On November 4, five outstanding representatives of the Latino historical community joined the Teaching Division for a full day of rewarding discussion. The meeting focused on initiatives that the AHA can take to increase the access and flow of members of this community into the educational pipeline that supplies the history profession at all levels. Proposals ranged from changes within the AHA to improve the climate for minority scholars to ambitious programs for early recruitment at the secondary-school level.
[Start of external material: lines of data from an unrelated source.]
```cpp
int mkt_keygen_device_export(mkt_ctx *c, int party, const mkt_client_party *K, const void *crs, void *brk_out, uint32_t *ksk_out) {
    if (!brk_out || !ksk_out) return fail(c, MKT_ERR_ARG, "null output");
    return keygen_device_impl(c, party, K, crs, brk_out, ksk_out);
}
// ... 86 lines not shown
        a.log_units = c->logN + (p.W == 64 ? 1 : 0) - 4; a.body = sb.dev; a.out = dst; a.npolys = brk_polys_total;
        e = mktd::launch_seeded_brk_expand(a, c->stream);
        if (e == hipSuccess && load) e = install_brk(c, party, dst);
        if (e != hipSuccess) return hipfail(c, e, "seeded bootstrapping key expansion");
    }
    if (ksk_seeded) {
        if ((r = sk.in(ksk_seeded, rows * 4, mem, true))) return r;
        uint32_t *dst = c->ks->party<uint32_t>(T_KSK, party);
        if (!load) { HIPCHK(c, padded.alloc(c->ks->ksk.resident_words() * 4)); dst = padded.as<uint32_t>(); }
        mktd::SeededKskArgs a{};
        mkt::seed_to_key(mask_seed, a.mkey);
        a.party = party; a.n = p.n; a.n1p = c->ks->ksk.n1p; a.rows_per_cj = (uint32_t)(c->sh.ksk_drows * p.f);
        a.absent_below = mkt::is_block(p.scheme) ? p.n : 0; a.body = sk.as<const uint32_t>(); a.out = dst; a.rows = rows;
        e = mktd::launch_seeded_ksk_expand(a, c->stream);
        if (e == hipSuccess && !load) e = ksk_to_rows(c, dst, ksk_out, mem == MKT_MEM_HOST ? hipMemcpyDeviceToHost : hipMemcpyDeviceToDevice);
        if (e != hipSuccess) return hipfail(c, e, "seeded key-switching key expansion");
    }
    HIPCHK(c, hipStreamSynchronize(c->stream));
    if (!load) return brk_out ? so.out(brk_out) : MKT_OK;
    if (ksk_seeded) c->ks->loaded.mark(mkt::K_KSK, party);
    return MKT_OK;
}

int mkt_seeded_keys_expand(mkt_ctx *c, int party, const uint8_t *mask_seed, const void *brk_seeded, const uint32_t *ksk_seeded, void *brk_out, uint32_t *ksk_out, int mem) {
    return seeded_keys_impl(c, party, mask_seed, brk_seeded, ksk_seeded, false, brk_out, ksk_out, mem);
}

int mkt_load_seeded_keys(mkt_ctx *c, int party, const uint8_t *mask_seed, const void *brk_seeded, const uint32_t *ksk_seeded) {
    if (int r = key_write_guard(c, brk_seeded || ksk_seeded, NO_PARTY, Gate::EXACT)) return r;
    return seeded_keys_impl(c, party, mask_seed, brk_seeded, ksk_seeded, true, nullptr, nullptr, MKT_MEM_HOST);
// ... 791 lines not shown
```

mktfhe_amd/csrc/device_api.h:

```cpp
#pragma once
#include <hip/hip_runtime.h>
#include <stddef.h>
#include <stdint.h>

#include "rot_plan.h"

namespace mktd {

struct cplx;

struct TwPtrs { const cplx *psi, *psiinv, *roots, *rootsinv; };

struct LaunchTuning { int fft_grid, fft_nb, fft_igrid, ks_g, ks_blocks, ks_waves, ks_pair, ntt_grid; };
const LaunchTuning &launch_tuning();
extern thread_local const char *last_rot_kernel;
extern thread_local int last_rot_static_l, last_rot_static_logB;
inline void note_rot_kernel(const char *name, int static_l = 0, int static_logB = 0) {
    last_rot_kernel = name; last_rot_static_l = static_l; last_rot_static_logB = static_logB;
}

struct RotArgs {
    TwPtrs tw;
    const cplx *brk;
    size_t brk_party_stride;
    const cplx *monomial;
    const uint32_t *lwe;
    int lwe_stride;
    int pre_switched;
// ... 43 lines not shown
    const uint32_t *lwe;
    int lwe_stride, pre_switched;
    int n, logN, k, l, logB;
    const cplx *brk;
    size_t brk_party_stride;
    const cplx *pub_b;
    const cplx *crs;
    const cplx *monomial;
    void *acc;
    cplx *scratch;
    void *vscratch;
    int stagger;
    int dev_order;
};

struct KsArgs {
    const void *acc;
    uint32_t *out;
    const uint32_t *ksk;
    size_t ksk_party_stride;
    int n1p;
    int N, n, f, logD, drows;
    int kacc;
    int mk;
    int balanced;
    int lmss;
    uint32_t *digits;
    uint32_t *partial;
    const uint32_t *src;
    const uint32_t *coef;
    size_t nacc;
};
void ks_scratch_words(const KsArgs &a, size_t B, size_t *digit_words, size_t *partial_words);

struct KeygenArgs {
    uint32_t key[8];
    int party;
    int N, n, W;
    int kr, l, logB;
    int zoff;
    int f, logD;
    double sigma_ring, sigma_lwe;
    const uint32_t *lwekey;
    const int8_t *zring;
    const void *crs;
    void *out;
};
hipError_t launch_keygen_brk(const KeygenArgs &a, int unienc, hipStream_t s);
// ... 228 lines not shown
```

mktfhe_amd/csrc/host_internal.h:

```cpp
#pragma once
#include <cstddef>
#include <cstdint>
#include <cstring>
#include <string>
#include <vector>

#include "../../include/mktfhe.h"
#include "../../include/mktfhe_pack.h"

namespace mkt {

struct Twiddles {
    std::vector<double> psi, psiinv, roots, rootsinv;
    std::vector<double> fx_om, fx_tw, fx_nat;
};
void make_twiddles(int N, Twiddles &tw);

inline bool is_mk(int s) { return s == MKT_CCS || s == MKT_KMS || s == MKT_KMS_BLOCK; }
inline bool is_kms(int s) { return s == MKT_KMS || s == MKT_KMS_BLOCK; }
inline bool is_block(int s) { return s == MKT_LMSS || s == MKT_KMS_BLOCK; }

struct Shape {
    int nparty;
    int kr;
// ... 24 lines not shown
inline bool lut_nout_ok(int nout, int N) { return (nout == 1 || nout == 2 || nout == 4 || nout == 8) && nout <= N; }
inline bool lut_nu_ok(int nu, int N) { return nu >= 0 && nu <= 3 && (1 << nu) <= N; }
inline bool lut_ncoef_ok(size_t ncoef, int N) { return ncoef >= 1 && ncoef <= (size_t)N; }
inline bool host_below(const uint32_t *v, size_t n, size_t bound) {
    for (size_t j = 0; j < n; j++) if (v[j] >= bound) return false;
    return true;
}
inline size_t brk_seeded_polys(const mkt_params &p, const Shape &s) { return (size_t)p.n * (p.scheme == MKT_CCS ? 2 * (size_t)p.l_uni : (size_t)(s.kr + 1) * p.l_gsw); }
inline size_t ksk_rows(const mkt_params &p, const Shape &s) { return (size_t)s.ksk_kr * p.N * s.ksk_drows * p.f; }
inline size_t brk_polys_total(const mkt_params &p, const Shape &s) { return (size_t)p.n * s.brk_polys; }
struct KskLayout {
    size_t rows = 0; int n1 = 0, n1p = 0;
    size_t resident_words() const { return rows * (size_t)n1p; }
};
inline KskLayout ksk_layout(const mkt_params &p, const Shape &s) { return KskLayout{ksk_rows(p, s), p.n + 1, (p.n + 1 + 3) / 4 * 4}; }

enum KeyPiece { K_BRK, K_KSK, K_RLK, K_PUB, K_CRS };
struct LoadedKeys {
    std::vector<uint8_t> of;
    static constexpr unsigned bit(KeyPiece k) { return 1u << k; }
    void reset(int nparty) { of.assign((size_t)nparty, 0); }
    void mark(KeyPiece k, int party) { for (size_t i = 0; i < of.size(); i++) if (party < 0 || (size_t)party == i) of[i] |= (uint8_t)bit(k); }
    bool has_all(unsigned pieces, int party) const { return (of[(size_t)party] & pieces) == pieces; }
    bool has(KeyPiece k, int party) const { return has_all(bit(k), party < 0 ? 0 : party); }
    bool any_transformed() const {
        for (uint8_t m : of) if (m & (bit(K_BRK) | bit(K_RLK) | bit(K_PUB) | bit(K_CRS))) return true;
        return false;
    }
};
inline bool pack_gadget_ok(int l, int logB) { return logB >= 1 && logB <= 16 && l >= 1 && l * logB <= 32; }
// ... 40 lines not shown
```

mktfhe_amd/csrc/kernels.hip:

```cpp
#include "kernel_common.h"

#include <type_traits>

#pragma clang fp contract(off)

#ifdef MKT_TU
#define MKT_IN_TU(n) (MKT_TU == (n))
#else
#define MKT_IN_TU(n) 1
#endif

namespace mktd {

#if MKT_IN_TU(0)
constexpr int FFT_PF = 2;
typedef double __attribute__((ext_vector_type(2))) mkt_d2;
template <typename T> __device__ __forceinline__ T stream_load(const T *p) { return __builtin_nontemporal_load(p); }
__device__ __forceinline__ cplx stream_load_c(const cplx *p) {
    mkt_d2 v = __builtin_nontemporal_load(reinterpret_cast<const mkt_d2 *>(p));
    return cplx{v.x, v.y};
}
__device__ __forceinline__ void stream_store_c(cplx *p, cplx z) {
    mkt_d2 v = {z.re, z.im};
    __builtin_nontemporal_store(v, reinterpret_cast<mkt_d2 *>(p));
// ... 1567 lines not shown
        if (W == 64) return launch_ccs_one<LM, uint64_t, 0, 0>(a, B, s);
        if constexpr (LM == 9 || LM == 10) {
            if (a.l == 3 && a.logB == 8) return launch_ccs_one<LM, uint32_t, 3, 8>(a, B, s);
            if (a.l == 4 && a.logB == 8) return launch_ccs_one<LM, uint32_t, 4, 8>(a, B, s);
            if (a.l == 5 && a.logB == 6) return launch_ccs_one<LM, uint32_t, 5, 6>(a, B, s);
        }
        return launch_ccs_one<LM, uint32_t, 0, 0>(a, B, s);
    });
    return hipGetLastError();
}

#endif

#if MKT_IN_TU(0)
namespace {
struct KsPlan { int G, waves, ngroups, parties, gblocks, slabs, jslab; bool pair; };
KsPlan ks_plan(const KsArgs &a, size_t B, bool have_scratch) {
    KsPlan q{};
    q.G = 32;
    int target_blocks = 1024;
    if (a.balanced) target_blocks = a.mk ? 4096 : 8192;
    const LaunchTuning &lt = launch_tuning();
    if (lt.ks_g == 8 || lt.ks_g == 16) q.G = lt.ks_g;
    if (lt.ks_blocks > 0) target_blocks = lt.ks_blocks;
    q.pair = lt.ks_pair != 0 && a.logD == 2 && a.f % 2 == 0 && q.G == 32 && have_scratch;
    if (q.pair && lt.ks_blocks <= 0) target_blocks = 1024;
    q.ngroups = (int)((B + q.G - 1) / q.G);
    q.parties = a.mk ? a.kacc : 1;
    auto nslabs = [&] {
        int sl = (target_blocks + q.ngroups * q.parties - 1) / (q.ngroups * q.parties);
        if (sl < 1) sl = 1;
        if (sl > a.N / 8) sl = a.N / 8;
        return sl < 1 ? 1 : sl;
    };
    q.slabs = nslabs();
    q.jslab = (a.N + q.slabs - 1) / q.slabs;
    q.slabs = (a.N + q.jslab - 1) / q.jslab;
    q.waves = lt.ks_waves > 0 ? lt.ks_waves : 4;
    if (q.waves != 2 && q.waves != 4) q.waves = 1;
    if (q.G != 32) q.waves = 1;
    if (a.balanced && lt.ks_waves <= 0 && !q.pair) q.waves = 1;
    q.gblocks = (q.ngroups + q.waves - 1) / q.waves;
    return q;
}
}
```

Besides the important business of the three principal committees of the Association, October/November saw two other meetings whose importance merits attention in this column. On October 14, AHA staff were pleased to be included in a luncheon meeting of the Virginia Society of History Teachers at its annual meeting at George Mason University. The AHA’s executive director was asked to talk about the Association’s many activities in the teaching field and its especial interest in restoring the long-lost unity of teaching among all stages of the academic and educational process. On November 2–3, staff participated in the annual Ford Foundation doctoral and postdoctoral fellows conference at the National Academy of Sciences.